§ What this task involves
Print word for word the first line of the records below and every following line through the one containing "const float *__restrict__ pro_b, float"; print nothing else.

(Saved data entries)
template <int CB, int VB, bool PRO, bool STATS, int NR>
__global__ __launch_bounds__(256, 2) void pwconv_split_kernel(const float *__restrict__ x, const u4 *__restrict__ wp,
                                                           const float *__restrict__ wtail,
                                                           const float *__restrict__ bias, float *__restrict__ y,
                                                           int Cin, int Cpad, int CoutY, int L,
                                                           const float *__restrict__ pro_a,
                                                           const float *__restrict__ pro_b, float *__restrict__ stats) {
  constexpr int COT = 32 * CB, WPL = 4 * COT;
  constexpr int NDMA = WPL / 64, DMIN = NDMA / 4;
  extern __shared__ __attribute__((aligned(16))) unsigned char smem[];
  constexpr int D = NR - 1;
  u4 *sw = reinterpret_cast<u4 *>(smem);
  const int nchunks = (Cin + KS - 1) / KS;
  constexpr int RING_U4 = NR * WPL > 4 * 32 * 9 ? NR * WPL : 4 * 32 * 9;
  float *spa = reinterpret_cast<float *>(sw + RING_U4);
  float *spb = spa + (PRO ? nchunks * KS : 0);
  float *sbias = spb + (PRO ? nchunks * KS : 0);
  float *sred = sbias + COT;
  const int tid = threadIdx.x, lane = tid & 63, wave = __builtin_amdgcn_readfirstlane(tid >> 6);
  const int l32 = lane & 31, kh = lane >> 5;
  const int b = blockIdx.z, co0 = blockIdx.y * COT;
  PWS_T(0);
  if (PRO) {
    for (int c = tid; c < nchunks * KS; c += 256) {
      spa[c] = c < Cin ? pro_a[(size_t)b * Cin + c] : 0.f;
      spb[c] = c < Cin ? pro_b[(size_t)b * Cin + c] : 0.f;
    }
  }
  if (tid < COT) sbias[tid] = (bias && co0 + tid < CoutY) ? bias[co0 + tid] : 0.f;
  int colc[VB];
  bool cok[VB];
#pragma unroll
  for (int vb = 0; vb < VB; ++vb) {
    const int col = ((blockIdx.x * 4 + wave) * VB + vb) * 32 + l32;
    cok[vb] = col < L;
    colc[vb] = cok[vb] ? col : L - 1;
  }
  const __amdgpu_buffer_rsrc_t xrs = __builtin_amdgcn_make_buffer_rsrc(
      const_cast<float *>(x + (size_t)b * Cin * L), 0, Cin * L * 4, 0x00020000);
  typedef __attribute__((address_space(3))) unsigned char lds_byte;
  const uint32_t sw_lds = (uint32_t)(uintptr_t)(lds_byte *)reinterpret_cast<unsigned char *>(sw);
  auto weights_dma = [&](int q) {
    if (q >= nchunks) return;
    const uint32_t dst0 = sw_lds + (uint32_t)((q % NR) * WPL * 16);
    for (int i = wave; i < NDMA; i += 4) {
      const int e = i * 64 + lane;
      const u4 *gp = wp + ((size_t)q * 4 + e / COT) * Cpad + co0 + e % COT;
      const uint32_t dst = __builtin_amdgcn_readfirstlane(dst0 + (uint32_t)(i * 1024));
      unsigned keep;
      asm volatile("s_mov_b32 %0, m0\n\ts_mov_b32 m0, %2\n\ts_nop 0\n\tglobal_load_lds_dwordx4 %1, off\n\ts_mov_b32 m0, %0"
                   : "=&s"(keep) : "v"(gp), "s"(dst) : "memory");
    }
  };
  auto issue_x = [&](int q, float (&v)[VB][8]) {
#pragma unroll
    for (int vb = 0; vb < VB; ++vb) {
      const int off0 = ((q * KS + kh * 8) * L + colc[vb]) * 4;
#pragma unroll
      for (int j = 0; j < 8; ++j)
        v[vb][j] = __builtin_bit_cast(float, __builtin_amdgcn_raw_buffer_load_b32(xrs, off0 + j * L * 4, 0, 0));
    }
  };
  f32x16 acc[CB][VB], cor[CB][VB];
#pragma unroll
  for (int cb = 0; cb < CB; ++cb)
#pragma unroll
    for (int vb = 0; vb < VB; ++vb)
#pragma unroll
      for (int i = 0; i < 16; ++i) acc[cb][vb][i] = cor[cb][vb][i] = 0.f;
  int E[VB];
#pragma unroll
  for (int vb = 0; vb < VB; ++vb) E[vb] = 127;

  auto chunk = [&](int q, float (&v)[VB][8], float (&vnext)[VB][8]) {
    static_assert((D - 1) * (DMIN + 8 * VB) <= 63, "vmcnt is a 6-bit counter");
    const int behind = max(0, min(D - 1, nchunks - 1 - q));
    if (behind >= 3 && D > 3) wait_vm<(D - 1) * 8 * VB + (D > 3 ? 3 : 0) * DMIN>();
    else if (behind == 2 && D > 2) wait_vm<(D - 1) * 8 * VB + (D > 2 ? 2 : 0) * DMIN>();
    else if (behind == 1 && D > 1) wait_vm<(D - 1) * 8 * VB + DMIN>();
    else wait_vm<(D - 1) * 8 * VB>();
    PWS_T(2 + 4 * q);
    __syncthreads();
    PWS_T(3 + 4 * q);
    weights_dma(q + D);
    issue_x(q + D, vnext);
    PWS_T(4 + 4 * q);
    if (q >= nchunks) return;
    const u4 *swq = sw + (q % NR) * WPL;
    u4 wh[CB], wl[CB];
#pragma unroll
    for (int cb = 0; cb < CB; ++cb) { wh[cb] = swq[(0 + kh) * COT + cb * 32 + l32]; wl[cb] = swq[(2 + kh) * COT + cb * 32 + l32]; }
    u4 xh[VB], xl[VB];
#pragma unroll
    for (int vb = 0; vb < VB; ++vb) {
      float t[8];
      unsigned m = 0u;
      float pa[8], pb[8];
      if (PRO) {
        const float4 a0 = *reinterpret_cast<const float4 *>(spa + q * KS + kh * 8), a1 = *reinterpret_cast<const float4 *>(spa + q * KS + kh * 8 + 4);
        const float4 b0 = *reinterpret_cast<const float4 *>(spb + q * KS + kh * 8), b1 = *reinterpret_cast<const float4 *>(spb + q * KS + kh * 8 + 4);
        pa[0] = a0.x; pa[1] = a0.y; pa[2] = a0.z; pa[3] = a0.w; pa[4] = a1.x; pa[5] = a1.y; pa[6] = a1.z; pa[7] = a1.w;
        pb[0] = b0.x; pb[1] = b0.y; pb[2] = b0.z; pb[3] = b0.w; pb[4] = b1.x; pb[5] = b1.y; pb[6] = b1.z; pb[7] = b1.w;
      }
#pragma unroll
      for (int j = 0; j < 8; ++j) {
        float u = v[vb][j];
        if (PRO) u = pro_act(u, pa[j], pb[j]);
        u = (q * KS + kh * 8 + j < Cin && cok[vb]) ? u : 0.f;
        t[j] = u;
        const unsigned a = __float_as_uint(u) & 0x7fffffffu;
        m = (a > m && a <= 0x7f7fffffu) ? a : m;
      }
      const unsigned mo = __shfl_xor(m, 32, 64);
      m = mo > m ? mo : m;
      if (m) {
        const int e = scale_exp(__uint_as_float(m));
        if (e < E[vb]) {
          if (E[vb] != 127) {
            const float f = pow2f(max(e - PW_SPLIT_HEADROOM - E[vb], -126));
#pragma unroll
            for (int cb = 0; cb < CB; ++cb)
#pragma unroll
              for (int i = 0; i < 16; ++i) { acc[cb][vb][i] *= f; cor[cb][vb][i] *= f; }
          }
          E[vb] = e - PW_SPLIT_HEADROOM;
        }
      }
      const float xs = E[vb] == 127 ? 1.0f : pow2f(E[vb]);
#pragma unroll
      for (int k = 0; k < 4; ++k) { unsigned h2, l2; cut2(t[2 * k] * xs, t[2 * k + 1] * xs, h2, l2); xh[vb][k] = h2; xl[vb][k] = l2; }
    }
    PWS_T(64 + q);
#pragma unroll
    for (int cb = 0; cb < CB; ++cb)
#pragma unroll
      for (int vb = 0; vb < VB; ++vb) acc[cb][vb] = mma(wh[cb], xh[vb], acc[cb][vb]);
#pragma unroll
    for (int cb = 0; cb < CB; ++cb)
#pragma unroll
      for (int vb = 0; vb < VB; ++vb) cor[cb][vb] = mma(wh[cb], xl[vb], cor[cb][vb]);
#pragma unroll
    for (int cb = 0; cb < CB; ++cb)
#pragma unroll
      for (int vb = 0; vb < VB; ++vb) cor[cb][vb] = mma(wl[cb], xh[vb], cor[cb][vb]);
    PWS_T(5 + 4 * q);
  };

  static_assert(D >= 1 && D <= 4, "the wait above distinguishes up to 3 chunks in flight behind the awaited one");
  float ring[NR][VB][8];
#pragma unroll
  for (int p = 0; p < D; ++p) { weights_dma(p); issue_x(p, ring[p]); }
  PWS_T(1);
  for (int q0 = 0; q0 < nchunks; q0 += NR) {
#pragma unroll
    for (int p = 0; p < NR; ++p)
      chunk(q0 + p, ring[p], ring[(p + D) % NR]);
  }

  PWS_T(100);
  const float us_w = wtail[2];
  float *yb = y + ((size_t)b * CoutY + co0) * L;
  const bool full = co0 + COT <= CoutY;
#pragma unroll
  for (int vb = 0; vb < VB; ++vb) {
    const float us_x = E[vb] == 127 ? 1.0f : pow2f(-E[vb]);
#pragma unroll
    for (int cb = 0; cb < CB; ++cb)
#pragma unroll
      for (int i = 0; i < 16; ++i) {
        const int co = cb * 32 + (i & 3) + 8 * (i >> 2) + 4 * kh;
        const float o = ((acc[cb][vb][i] + cor[cb][vb][i] * (1.f / 2048.f)) * us_x) * us_w + sbias[co];
        acc[cb][vb][i] = cok[vb] ? o : 0.f;
      }
    float *yc = yb + colc[vb];
    if (full) {
      if (cok[vb]) {
#pragma unroll
        for (int cb = 0; cb < CB; ++cb)
#pragma unroll
          for (int i = 0; i < 16; ++i) yc[(size_t)(cb * 32 + (i & 3) + 8 * (i >> 2) + 4 * kh) * L] = acc[cb][vb][i];
      }
    } else {
#pragma unroll
      for (int cb = 0; cb < CB; ++cb)
#pragma unroll
        for (int i = 0; i < 16; ++i) {
          const int co = cb * 32 + (i & 3) + 8 * (i >> 2) + 4 * kh;
          if (cok[vb] && co0 + co < CoutY) yc[(size_t)co * L] = acc[cb][vb][i];
        }
    }
  }
  PWS_T(102);
  if (STATS) {
    __syncthreads();
    float *T = reinterpret_cast<float *>(sw) + wave * (32 * 36);
    const int hc = lane >> 5;
#pragma unroll
    for (int cb = 0; cb < CB; ++cb) {
      float s1 = 0.f, s2 = 0.f;
#pragma unroll
      for (int vb = 0; vb < VB; ++vb) {
#pragma unroll
        for (int i = 0; i < 16; ++i) T[((i & 3) + 8 * (i >> 2) + 4 * kh) * 36 + l32] = acc[cb][vb][i];
        __builtin_amdgcn_fence(__ATOMIC_RELEASE, "wavefront");
        __builtin_amdgcn_wave_barrier();
        __builtin_amdgcn_fence(__ATOMIC_ACQUIRE, "wavefront");
#pragma unroll
        for (int j = 0; j < 4; ++j) {
          const float4 t = *reinterpret_cast<const float4 *>(T + l32 * 36 + hc * 16 + 4 * j);
          s1 += t.x; s2 += t.x * t.x;
          s1 += t.y; s2 += t.y * t.y;
          s1 += t.z; s2 += t.z * t.z;
          s1 += t.w; s2 += t.w * t.w;
        }
        __builtin_amdgcn_fence(__ATOMIC_RELEASE, "wavefront");
        __builtin_amdgcn_wave_barrier();
      }
      sred[((wave * 2 + hc) * COT + cb * 32 + l32) * 2] = s1;
      sred[((wave * 2 + hc) * COT + cb * 32 + l32) * 2 + 1] = s2;
    }
    PWS_T(103);
    __syncthreads();
    for (int c = tid; c < COT && co0 + c < CoutY; c += 256) {
      float s1 = 0.f, s2 = 0.f;
#pragma unroll
      for (int w = 0; w < 8; ++w) { s1 += sred[(w * COT + c) * 2]; s2 += sred[(w * COT + c) * 2 + 1]; }
      float *o = stats + (((size_t)b * CoutY + co0 + c) * gridDim.x + blockIdx.x) * 2;
      o[0] = s1;
      o[1] = s2;
    }
  }
  PWS_T(101);
}

template <bool TR>
__global__ void pw_split_pack_kernel(const float *__restrict__ w, int Cout, int Cpad, int Cin, int nchunks,
                                     unsigned short *__restrict__ wp, unsigned *__restrict__ tail,
                                     const unsigned *__restrict__ tail_src) {
  const int i = blockIdx.x * blockDim.x + threadIdx.x;
  int ew;
  if (TR) {
    ew = (int)tail_src[1];
    if (i < 4) tail[i] = tail_src[i];
  } else {
    ew = split_tail_scale(tail, i == 0);
  }
  if (i >= nchunks * KS * Cpad) return;
  const int co = i % Cpad, k = i / Cpad, q = k / KS, g = (k % KS) / 8, j = k % 8;
  unsigned short hi = 0, lo = 0;
  if (co < Cout && k < Cin) cut((TR ? w[(size_t)k * Cout + co] : w[(size_t)co * Cin + k]) * pow2f(ew), hi, lo);
  const size_t base = (size_t)q * 4;
  wp[((base + 0 + g) * Cpad + co) * 8 + j] = hi;
  wp[((base + 2 + g) * Cpad + co) * 8 + j] = lo;
}

#ifndef PWS_NR
#define PWS_NR 5
#endif
struct PwSplitPlan { int cb, vb; };
static int pws_pad(int Cout) { return (Cout + 31) / 32 * 32; }
static PwSplitPlan pws_plan(int Cout) {
  const int blocks = pws_pad(Cout) / 32;
  if (blocks <= 0) return {0, 0};
  if (blocks % 4 == 0) return {4, 1};
  if (blocks % 2 == 0) return {2, 2};
  return {1, 2};
}
static size_t pws_halfs(int Cout, int Cin) { return (size_t)((Cin + KS - 1) / KS) * 4 * pws_pad(Cout) * 8; }

template <int CB, int VB, int NR>
static int launch_pws(const float *x, const u4 *wp, const float *wtail, const float *bias, float *y, int B, int Cin,
                      int Cout, int L, const float *pa, const float *pb, float *stats, hipStream_t st) {
  const int Cpad = pws_pad(Cout), nchunks = (Cin + KS - 1) / KS;
  const dim3 grid(lion_cdiv(L, 4 * VB * 32), Cpad / (CB * 32), B);
  const size_t ring = (size_t)NR * 4 * CB * 32 * 16, tile = (size_t)4 * 32 * 36 * 4;
  const size_t lds = (ring > tile ? ring : tile) + (size_t)((pa ? 2 * nchunks * KS : 0) + CB * 32 + 8 * CB * 32 * 2) * 4;
#define LION_PWS_GO(PRO_, ST_)                                                                             \
  {                                                                                                        \
    static LionLdsLimit cfg = {};                                                                          \
    if (int e = lion_dynamic_lds(&pwconv_split_kernel<CB, VB, PRO_, ST_, NR>, lds, cfg)) return e;             \
    pwconv_split_kernel<CB, VB, PRO_, ST_, NR><<<grid, 256, lds, st>>>(x, wp, wtail, bias, y, Cin, Cpad, Cout, L, pa, pb, stats); \
  }
  if (pa && stats) LION_PWS_GO(true, true)
  else if (pa) LION_PWS_GO(true, false)
  else if (stats) LION_PWS_GO(false, true)
  else LION_PWS_GO(false, false)
#undef LION_PWS_GO
  LION_LAUNCH_CHECK();
  return 0;
}

}

extern "C" {

#ifdef PWS_TIMING
int lion_debug_pws_times(unsigned long long *host128) {
  return hipMemcpyFromSymbol(host128, HIP_SYMBOL(g_pws_t), 1024) == hipSuccess ? 0 : -1;
}
#endif

size_t lion_pwconv_split_packed_halfs(int Cout, int Cin) { return pws_halfs(Cout, Cin) + 8; }

int lion_pwconv_split_pack_weights(const float *w, int Cout, int Cin, uint16_t *wp, lionStream_t stream) {
  if (!w || !wp || Cout <= 0 || Cin <= 0) return LION_EINVAL;
  if ((((uintptr_t)wp) & 15) != 0) return LION_EUNSUPPORTED;
  hipStream_t st = static_cast<hipStream_t>(stream);
  unsigned *tail = reinterpret_cast<unsigned *>(wp + pws_halfs(Cout, Cin));
  const int n = Cout * Cin, nchunks = (Cin + KS - 1) / KS, Cpad = pws_pad(Cout);
  if (hipMemsetAsync(tail, 0, 16, st) != hipSuccess) return LION_EINVAL;
  split_wmax_kernel<<<min(lion_cdiv(n, 2048), 128), 256, 0, st>>>(w, n, tail);
  pw_split_pack_kernel<false><<<lion_cdiv(nchunks * KS * Cpad, 256), 256, 0, st>>>(w, Cout, Cpad, Cin, nchunks, wp, tail, nullptr);
  LION_LAUNCH_CHECK();
  return 0;
}

int lion_pwconv_split_pack_weights_t(const float *w, int Cout, int Cin, const uint16_t *wp, uint16_t *wpt, lionStream_t stream) {
  if (!w || !wp || !wpt || Cout <= 0 || Cin <= 0) return LION_EINVAL;
  if (((((uintptr_t)wp) | ((uintptr_t)wpt)) & 15) != 0) return LION_EUNSUPPORTED;
  hipStream_t st = static_cast<hipStream_t>(stream);
  const unsigned *tail_src = reinterpret_cast<const unsigned *>(wp + pws_halfs(Cout, Cin));
  unsigned *tail = reinterpret_cast<unsigned *>(wpt + pws_halfs(Cin, Cout));
  const int nchunks = (Cout + KS - 1) / KS, Cpad = pws_pad(Cin);
  pw_split_pack_kernel<true><<<lion_cdiv(nchunks * KS * Cpad, 256), 256, 0, st>>>(w, Cin, Cpad, Cout, nchunks, wpt, tail, tail_src);
  LION_LAUNCH_CHECK();
  return 0;
}

int lion_pwconv_split_stat_tiles(int Cout, int Cin, int L) {
  const PwSplitPlan p = pws_plan(Cout);
  return (p.cb && Cin > 0 && L > 0) ? lion_cdiv(L, 4 * p.vb * 32) : 0;
}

§ Completed task
template <int CB, int VB, bool PRO, bool STATS, int NR>
__global__ __launch_bounds__(256, 2) void pwconv_split_kernel(const float *__restrict__ x, const u4 *__restrict__ wp,
                                                           const float *__restrict__ wtail,
                                                           const float *__restrict__ bias, float *__restrict__ y,
                                                           int Cin, int Cpad, int CoutY, int L,
                                                           const float *__restrict__ pro_a,
                                                           const float *__restrict__ pro_b, float *__restrict__ stats) {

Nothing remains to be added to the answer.